WORK TASK —
Could you filter the records below and return each line that holds "kThreads"?

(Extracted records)
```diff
@@ -1286,8 +1305,9 @@
             p.xcd_rowfast = 1;
         }
     }
-    WSDL_TRACE("split<256,128,16> ar=%d il=%d nsrc=%d ks=%d xcd_py=%d rowfast=%d imgmajor=%d nb=%d grid=%ux%ux%u", (int)g_conv_arith,
-               (int)(g_conv_arith == 1 && g_conv_il), p.nsrc, p.ksplit, p.xcd_py, p.xcd_rowfast, p.tile_img_major, p.nb, grid.x, grid.y, grid.z);
+    WSDL_TRACE("split<256,128,16> ar=%d il=%d nsrc=%d ks=%d xcd_py=%d rowfast=%d imgmajor=%d korder=%d nb=%d grid=%ux%ux%u", (int)g_conv_arith,
+               (int)(g_conv_arith == 1 && g_conv_il), p.nsrc, p.ksplit, p.xcd_py, p.xcd_rowfast, p.tile_img_major, p.k_taps_inner, p.nb,
+               grid.x, grid.y, grid.z);
     if (p.nsrc > 0) {
         if (g_conv_arith == 2) hipLaunchKernelGGL((conv_igemm_split_kernel<256, 128, 4, 16, 512, 2, false, true>), grid, dim3(512), 0, s, p);
         else if (g_conv_arith && g_conv_il)
@@ -1965,6 +1985,7 @@
         }
         p.xcd_py = (start % 8 == 0) ? choose_xcd_py(p, gx, gy) : 0;
         p.tile_img_major = k[i] > 1;
+        p.k_taps_inner = choose_k_taps_inner(p);
         grp.start[j] = start;
         grp.gx[j] = gx;
         grp.gy[j] = gy;
@@ -2002,9 +2023,10 @@
     }
     {
         wsdl::ProfScope prof(WSDL_PROF_SPLIT_GROUP, s, flops, wsdl::prof_enabled() ? executed : flops, bytes);
-        WSDL_TRACE("group split<256,128,16> ar=%d il=%d problems=%d streams=%d ks=%d/%d/%d/%d workgroups=%d", (int)g_conv_arith,
+        WSDL_TRACE("group split<256,128,16> ar=%d il=%d problems=%d streams=%d ks=%d/%d/%d/%d korder=%d/%d/%d/%d workgroups=%d", (int)g_conv_arith,
                    (int)(g_conv_arith == 1 && g_conv_il), n, grp.ns, grp.p[0].ksplit, n > 1 ? grp.p[1].ksplit : 0,
-                   n > 2 ? grp.p[2].ksplit : 0, n > 3 ? grp.p[3].ksplit : 0, start);
+                   n > 2 ? grp.p[2].ksplit : 0, n > 3 ? grp.p[3].ksplit : 0, grp.p[0].k_taps_inner, n > 1 ? grp.p[1].k_taps_inner : 0,
+                   n > 2 ? grp.p[2].k_taps_inner : 0, n > 3 ? grp.p[3].k_taps_inner : 0, start);
         if (g_conv_arith == 2)
             hipLaunchKernelGGL((conv_igemm_split_group_kernel<256, 128, 4, 16, 512, 2>), dim3(start), dim3(512), 0, s, grp);
         else if (g_conv_arith && g_conv_il)
diff --git a/weaklysuperviseddl_amd/csrc/conv_split.h b/weaklysuperviseddl_amd/csrc/conv_split.h
--- a/weaklysuperviseddl_amd/csrc/conv_split.h
+++ b/weaklysuperviseddl_amd/csrc/conv_split.h
@@ -134,14 +134,7 @@
     const int kr = tid / BN;
     const int pix = n0 + pl;
     const bool pix_ok = pix < W_P;
-    int pb = 0, poh = 0, pow_ = 0;
     const int OHW = p.OH * w_own;
-    if (pix_ok) {
-        pb = pix / OHW;
-        const int r = pix - pb * OHW;
-        poh = r / w_own;
-        pow_ = w_ow0 + (r - poh * w_own);
-    }
 
     constexpr int TS = MF ? 16 : 32;
     constexpr int TMI = BM / WM / TS, TNI = BN / WN / TS;
@@ -176,6 +169,13 @@
     const unsigned s_x_bytes = WSDL_SRC(x_bytes);
 #undef WSDL_SRC
 
+    int pb = 0, poh = 0, pow_ = 0;
+    if (pix_ok) {
+        pb = pix / OHW;
+        const int r = pix - pb * OHW;
+        poh = r / w_own;
+        pow_ = w_ow0 + (r - poh * w_own);
+    }
     const int wbytes = (s_K / 16) * p.Cout * K16B;
     const __amdgpu_buffer_rsrc_t rx = __builtin_amdgcn_make_buffer_rsrc(const_cast<float*>(s_x), 0, (int)s_x_bytes, 0x00020000);
     const __amdgpu_buffer_rsrc_t rw = __builtin_amdgcn_make_buffer_rsrc(const_cast<float*>(s_wt), 0, wbytes, 0x00020000);
@@ -203,10 +203,10 @@
     }
     const unsigned img_off = (unsigned)((long long)pb * s_x_bs) + (unsigned)(kr * B_PER * HW);
 
-    auto tap_src = [&](int t, int& sp) {
+    auto tap_src = [&](int t, int oh, int ow, int& sp) {
         const int ti = t / s_KW, tj = t - ti * s_KW;
-        const int nh = poh * p.ah + ti * s_bh + s_ch;
-        const int nw = pow_ * p.ah + tj * s_bh + s_ch;
+        const int nh = oh * p.ah + ti * s_bh + s_ch;
+        const int nw = ow * p.ah + tj * s_bh + s_ch;
         bool ok = pix_ok && nh >= 0 && nw >= 0;
         int ih = nh, iw = nw;
         if (p.sh != 1) {
@@ -222,14 +222,21 @@
     const int T = s_KH * s_KW;
     const int cpt = s_Cin / BK;
     int nv = 0;
+    unsigned tap_word = 0;
     for (int t = 0; t < T; ++t) {
         int sp;
-        const bool ok = tap_src(t, sp);
+        const bool ok = tap_src(t, poh, pow_, sp);
         if (__syncthreads_or(ok)) {
             if (tid == 0) vtaps[nv] = t;
+            if (p.k_taps_inner) {
+                const int ti = t / s_KW, tj = t - ti * s_KW;
+                if (ok) tap_word |= 1u << nv;
+                if (lane == nv) tap_word |= (unsigned)(((ti * s_bh + s_ch) * p.W + (tj * s_bh + s_ch)) * 8192 + (t << 9));
+            }
             ++nv;
         }
     }
+    const bool kti = p.k_taps_inner && nv > 1;
     const int nq_all = nv * cpt;
     const int q0 = p.ksplit > 1 ? (int)((long long)nq_all * bz / p.ksplit) : 0;
     const int q1 = p.ksplit > 1 ? (int)((long long)nq_all * (bz + 1) / p.ksplit) : nq_all;
@@ -256,31 +263,25 @@
     u32x4 ra[A_U];
     unsigned rb[B_PER];
     int ld_vi = q0 / cpt, ld_c = q0 - (q0 / cpt) * cpt, ld_tap = 0;
+    if (kti) {
+        ld_c = q0 / nv;
+        ld_vi = q0 - ld_c * nv;
+    }
     unsigned voff_b = kOOB;
+    unsigned b_base = img_off;
+    int b_r0 = poh, b_r1 = pow_;
+    if (kti) {
+        b_base = img_off + (unsigned)(poh * p.W + pow_);
+        b_r0 = (int)tap_word;
+        b_r1 = 0;
+    }
     auto set_tap = [&](int vi) {
         ld_tap = __builtin_amdgcn_readfirstlane(vtaps[vi]);
         int sp;
-        const bool ok = tap_src(ld_tap, sp);
-        voff_b = ok ? (img_off + (unsigned)sp) * 4u : kOOB;
-    };
-    if (nq > 0) set_tap(ld_vi);
-
-    auto load_next = [&]() {
-        if (ld_c == cpt) {
-            ld_c = 0;
-            ++ld_vi;
-            set_tap(ld_vi);
-        }
-        const int c16 = (ld_tap * s_Cin + ld_c * BK) / 16;
-        const unsigned soff_a = (unsigned)(c16 * p.Cout * K16B);
-#pragma unroll
-        for (int e = 0; e < A_U; ++e) ra[e] = __builtin_amdgcn_raw_buffer_load_b128(rw, voff_a[e], soff_a, 0);
-        const unsigned soff_b = (unsigned)(ld_c * BK * HW) * 4u;
-#pragma unroll
-        for (int e = 0; e < B_PER; ++e)
-            rb[e] = __builtin_amdgcn_raw_buffer_load_b32(rx, voff_b, soff_b + (unsigned)(e * HW) * 4u, 0);
-        ++ld_c;
-    };
+        const bool ok = tap_src(ld_tap, b_r0, b_r1, sp);
+        voff_b = ok ? (b_base + (unsigned)sp) * 4u : kOOB;
+    };
+    if (nq > 0 && !kti) set_tap(ld_vi);
     auto store_tiles = [&](int buf) {
 #pragma unroll
         for (int e = 0; e < A_U; ++e)
@@ -323,12 +324,6 @@
         }
     };
 
-    if (nq > 0) {
-        load_next();
-        store_tiles(0);
-        if (nq > 1) load_next();
-    }
-    __syncthreads();
     auto mfma_chunk = [&](int cur) {
         if constexpr (MF) {
             const unsigned char* Ab = As[cur] + (wm * (BM / WM) + l31) * ROW;
@@ -394,19 +389,54 @@
             }
         }
     };
+    auto run_chunks = [&](auto kti_tag) {
+    const bool KTI = kti_tag;
+    auto next_chunk = [&]() {
+        if (KTI) {
+            if (ld_vi == nv) {
+                ld_vi = 0;
+                ++ld_c;
+            }
+            const int ent = __builtin_amdgcn_readlane(b_r0, ld_vi);
+            ld_tap = (ent >> 9) & 15;
+            voff_b = (((unsigned)b_r0 >> ld_vi) & 1u) ? (b_base + (unsigned)(ent >> 13)) * 4u : kOOB;
+            ++ld_vi;
+            return ld_c;
+        } else {
+            if (ld_c == cpt) {
+                ld_c = 0;
+                ++ld_vi;
+                set_tap(ld_vi);
+            }
+            return ld_c++;
+        }
+    };
+
+    auto load_next = [&]() {
+        const int c = next_chunk();
+        const int c16 = (ld_tap * s_Cin + c * BK) / 16;
+        const unsigned soff_a = (unsigned)(c16 * p.Cout * K16B);
+#pragma unroll
+        for (int e = 0; e < A_U; ++e) ra[e] = __builtin_amdgcn_raw_buffer_load_b128(rw, voff_a[e], soff_a, 0);
+        const unsigned soff_b = (unsigned)(c * BK * HW) * 4u;
+#pragma unroll
+        for (int e = 0; e < B_PER; ++e)
+            rb[e] = __builtin_amdgcn_raw_buffer_load_b32(rx, voff_b, soff_b + (unsigned)(e * HW) * 4u, 0);
+    };
+    if (nq > 0) {
+        load_next();
+        store_tiles(0);
+        if (nq > 1) load_next();
+    }
+    __syncthreads();
     int q_start = 0;
     if constexpr (IL) {
         static_assert(!IL || (!MF && KS == 1 && AR == 1), "interleaved loop: 32x32x16 form, K chunk 16, fp16x2");
         unsigned il_soff_a = 0, il_soff_b = 0;
         auto advance = [&]() {
-            if (ld_c == cpt) {
-                ld_c = 0;
-                ++ld_vi;
-                set_tap(ld_vi);
-            }
-            il_soff_a = (unsigned)(((ld_tap * s_Cin + ld_c * BK) / 16) * p.Cout * K16B);
-            il_soff_b = (unsigned)(ld_c * BK * HW) * 4u;
-            ++ld_c;
+            const int c = next_chunk();
+            il_soff_a = (unsigned)(((ld_tap * s_Cin + c * BK) / 16) * p.Cout * K16B);
+            il_soff_b = (unsigned)(c * BK * HW) * 4u;
         };
         const unsigned fra = (unsigned)((wm * (MI * 32) + l31) * ROW + lh * 16), frb = (unsigned)((wn * (NI * 32) + l31) * ROW + lh * 16);
         int q = 0;
@@ -455,6 +485,10 @@
         mfma_chunk(cur);
         lds_barrier();
     }
+    };
+    if constexpr (MS) run_chunks(kti);
+    else if (kti) run_chunks(std::true_type{});
+    else run_chunks(std::false_type{});
     }
 
     if (p.ksplit > 1) {
@@ -512,7 +546,7 @@
 }
 
 template <int BM, int BN, int WM, int BK, int NT = kThreads, int AR = 1, bool MF = false, bool MS = false, bool IL = false>
-__global__ __launch_bounds__(NT, NT == kThreads ? 2 : 1) void conv_igemm_split_kernel(ConvP p) {
+__global__ __launch_bounds__(NT, (IL && !MS) ? 4 : NT == kThreads ? 2 : 1) void conv_igemm_split_kernel(ConvP p) {
     conv_igemm_split_body<BM, BN, WM, BK, NT, AR, MF, MS, IL>(p, blockIdx.x, blockIdx.y, blockIdx.z, gridDim.x, gridDim.y);
 }
 
```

WRITTEN SOLUTION —
 template <int BM, int BN, int WM, int BK, int NT = kThreads, int AR = 1, bool MF = false, bool MS = false, bool IL = false>
-__global__ __launch_bounds__(NT, NT == kThreads ? 2 : 1) void conv_igemm_split_kernel(ConvP p) {
+__global__ __launch_bounds__(NT, (IL && !MS) ? 4 : NT == kThreads ? 2 : 1) void conv_igemm_split_kernel(ConvP p) {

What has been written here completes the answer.